Association Between Abnormal Metabolic Parameters and Receiving Subsequent Interventions in Children and Adolescents Initiating Second-Generation Antipsychotics.

Abstract

Objectives: This study aimed to examine the association between abnormal readings of metabolic parameters detected during second-generation antipsychotic (SGA) treatment and the likelihood of receiving subsequent adverse drug event interventions. Methods: This was a nested case-control study conducted on patients 1-17 years of age with at least two prescriptions of SGAs between January 2010 and January 2019 using TriNetX EMR data. Following an incident density sampling procedure, patients who received the SGA metabolic adverse event intervention (mAEI) (case) were matched with three nonrecipients (controls). The abnormal readings of metabolic parameters within 30 days before the initiation of mAIEs were further identified. These metabolic parameters include body mass index (BMI) and laboratory parameters such as cholesterol, high-density lipoprotein, low-density lipoprotein, triglycerides, blood glucose, HbA1c, thyroid hormones, liver enzymes, and prolactin. The association of abnormal metabolic parameters with subsequent mAEIs was assessed using a conditional logistic regression model, after adjusting for demographic and other clinical risk factors. Results: One thousand eight hundred eighty-four children and adolescents met the inclusion criteria and were prescribed SGA mAEIs. The most common types of mAEIs prescribed were weight management pharmacotherapy (40.6%), switching from a high or medium metabolic risk profile SGA to a low-risk one (30.9%), nonpharmacological treatment (25.4%), and switching from SGA polytherapy to monotherapy (11.7%).

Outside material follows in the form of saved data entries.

# ifpen/wfcrl-env

Measured on AMD Instinct MI355X. Metric: farm_steps_per_sec, higher is better.
Workload: dtype f32

## Files before the change

### wfcrl-env_amd/csrc/wf_kernels_ll.hip

```cpp
#include <hip/hip_runtime.h>

#include <cstring>
#include <mutex>
#include <type_traits>
#include <utility>

#include "wf_kernel_common.h"

#ifndef WF_LL_PART
#define WF_LL_PART 0
#endif

namespace {

template <class F, int... I>
__device__ __forceinline__ void static_for_impl(F&& f, std::integer_sequence<int, I...>) {
  (f(std::integral_constant<int, I>{}), ...);
}
template <int N, class F>
__device__ __forceinline__ void static_for(F&& f) {
  static_for_impl(f, std::make_integer_sequence<int, N>{});
}

__device__ __forceinline__ void sincos_yaw(float x, float& s, float& c) {
  const float x2 = x * x;
  s = x * fmaf(x2, fmaf(x2, fmaf(x2, fmaf(x2, 2.7557319e-6f, -1.9841270e-4f), 8.3333333e-3f), -1.6666667e-1f), 1.0f);
  c = fmaf(x2, fmaf(x2, fmaf(x2, fmaf(x2, fmaf(x2, -2.7557319e-7f, 2.4801587e-5f), -1.3888889e-3f), 4.1666667e-2f), -0.5f), 1.0f);
  if (__any(fabsf(x) > 0.8f)) {
    float s2, c2;
    sincosf(x, &s2, &c2);
    s = (fabsf(x) > 0.8f) ? s2 : s;
    c = (fabsf(x) > 0.8f) ? c2 : c;
  }
}

template <int G>
__device__ __forceinline__ float wave_max(float v) {
  auto dpp = [](float x, auto ctrl, auto rows) {
    return __int_as_float(__builtin_amdgcn_update_dpp(__float_as_int(x), __float_as_int(x), decltype(ctrl)::value, decltype(rows)::value, 0xf, false));
  };
  using I = std::integral_constant<int, 0>;
  (void)sizeof(I);
  if constexpr (G < 2) v = fmaxf(v, dpp(v, std::integral_constant<int, 0xB1>{}, std::integral_constant<int, 0xf>{}));
  if constexpr (G < 4) v = fmaxf(v, dpp(v, std::integral_constant<int, 0x4E>{}, std::integral_constant<int, 0xf>{}));
  if constexpr (G < 8) v = fmaxf(v, dpp(v, std::integral_constant<int, 0x141>{}, std::integral_constant<int, 0xf>{}));
  if constexpr (G < 16) v = fmaxf(v, dpp(v, std::integral_constant<int, 0x140>{}, std::integral_constant<int, 0xf>{}));
  v = fmaxf(v, dpp(v, std::integral_constant<int, 0x142>{}, std::integral_constant<int, 0xa>{}));
  v = fmaxf(v, dpp(v, std::integral_constant<int, 0x143>{}, std::integral_constant<int, 0xc>{}));
  return __int_as_float(__builtin_amdgcn_readlane(__float_as_int(v), 63));
}

template <int G>
__device__ __forceinline__ float sub_max(float v) {
  auto dpp = [](float x, auto ctrl) {
    return __int_as_float(__builtin_amdgcn_update_dpp(__float_as_int(x), __float_as_int(x), decltype(ctrl)::value, 0xf, 0xf, false));
  };
  static_assert(G >= 2 && G <= 8, "sub_max: lanes per farm");
  if constexpr (G < 4) v = fmaxf(v, dpp(v, std::integral_constant<int, 0x4E>{}));
  if constexpr (G < 8) v = fmaxf(v, dpp(v, std::integral_constant<int, 0x124>{}));
  v = fmaxf(v, dpp(v, std::integral_constant<int, 0x128>{}));
  v = fmaxf(v, __shfl_xor(v, 16));
  v = fmaxf(v, __shfl_xor(v, 32));
  return v;
}

template <int G, int OS>
__device__ __forceinline__ float group_bcast(float v, int gbase) {
  if constexpr (G == 2) {
    return __int_as_float(__builtin_amdgcn_update_dpp(__float_as_int(v), __float_as_int(v), OS | (OS << 2) | ((2 + OS) << 4) | ((2 + OS) << 6), 0xf, 0xf, false));
  } else if constexpr (G == 4) {
    return __int_as_float(__builtin_amdgcn_update_dpp(__float_as_int(v), __float_as_int(v), OS * 0x55, 0xf, 0xf, false));
  } else {
    return __shfl(v, gbase + OS);
  }
}

struct SrcLog {
  float Gy, Gwt, sy0d, sz0d;
  float sM, tan_th0, sy0v, snw;
  float kdef, x0d, kyd, pj;
  float x0v, kyv, ch_pref, ix0v;
  float inv_s0d, d0;
};
struct ColdRec { float4 a, b, c; };
static_assert(WF_LOG_HOT_FLOATS == 2 && WF_LOG_COLD_FLOATS == 12, "source log record");
struct WfLogSide { float TI0, TI1, TI2, dTI; };
struct SrcB { float ubar, ct, a, Gwr, Gy, Gwt; unsigned risk; };
struct SrcD { SrcLog Sc; WfLogSide X; bool split; float x0num_d, pfac, b2om_d; };

}

#if WF_LL_PART != 1
__global__ void wf_pair_table_ll_kernel(const WfPairConsts pc, int G, const double* __restrict__ gx,
                                        const double* __restrict__ gy, float* __restrict__ tab, size_t group_floats,
                                        int* __restrict__ cross_tie, int* __restrict__ own_ok, int own_mode, double reach0,
                                        double reach_k) {
  const int i = blockIdx.x, t = threadIdx.x, grp = blockIdx.y;
  const int nblk = (pc.N + G - 1) / G;
  if (t >= nblk * G) return;
  gx += (size_t)grp * pc.N;
  gy += (size_t)grp * pc.N;
  const int J = t / G;
  if (own_mode == 1 && i >= J * G && i < t && t < pc.N) {
    const double dx = gx[t] - gx[i], dy = gy[t] - gy[i];
    if (dx <= 0.0 || fabs(dy) < reach0 + reach_k * dx) own_ok[(size_t)grp * nblk + J] = 0;
  }
  if (i >= (J + 1) * G) {
    if (t < pc.N && gx[t] - gx[i] >= 0.0) atomicOr(&cross_tie[grp], 1);
    return;
  }
  float* o = tab + (size_t)grp * group_floats + wf_ll_block_offset(J, pc.N, G) + ((size_t)i * G + (t - J * G)) * WF_PAIR_STRIDE;
  wf_pair_record(pc, gx, gy, i, t, o);
}

extern "C" size_t wfk_ll_table_floats(int N, int G) { return wf_ll_block_offset((N + G - 1) / G, N, G); }

extern "C" hipError_t wfk_launch_pair_table_ll(const WfPairConsts* pc, int G, int n_groups, const double* gx, const double* gy,
                                               float* tab, int* cross_tie, int* own_ok, int own_mode, double reach0,
                                               double reach_k, hipStream_t s) {
  const int nblk = (pc->N + G - 1) / G;
  const int threads = ((nblk * G + 63) / 64) * 64;
  hipError_t e = hipMemsetAsync(cross_tie, 0, sizeof(int) * (size_t)n_groups, s);
  if (e != hipSuccess) return e;
  e = hipMemsetD32Async((hipDeviceptr_t)own_ok, own_mode ? 1 : 0, (size_t)n_groups * nblk, s);
  if (e != hipSuccess) return e;
  hipLaunchKernelGGL(wf_pair_table_ll_kernel, dim3(pc->N, n_groups), dim3(threads), 0, s, *pc, G, gx, gy, tab,
                     wfk_ll_table_floats(pc->N, G), cross_tie, own_ok, own_mode, reach0, reach_k);
  return hipGetLastError();
}
#else
extern "C" size_t wfk_ll_table_floats(int N, int G);
#endif
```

The conditional logistic regression analysis on matched mAEI recipients and nonrecipients showed that patients with an abnormal BMI had 43% higher odds of receiving mAEI (odds ratio [95% confidence interval]: 1.43 [1.13-1.79]). However, the presence of an abnormal laboratory reading was not associated with the initiation of mAEIs. Conclusions: The prescribing of mAEIs were associated with the presence of obesity, but not with abnormal readings of other metabolic parameters, suggesting that additional data are needed to clarify the long-term implication of SGA metabolic adverse events other than weight gain and to inform the appropriate timing for interventions.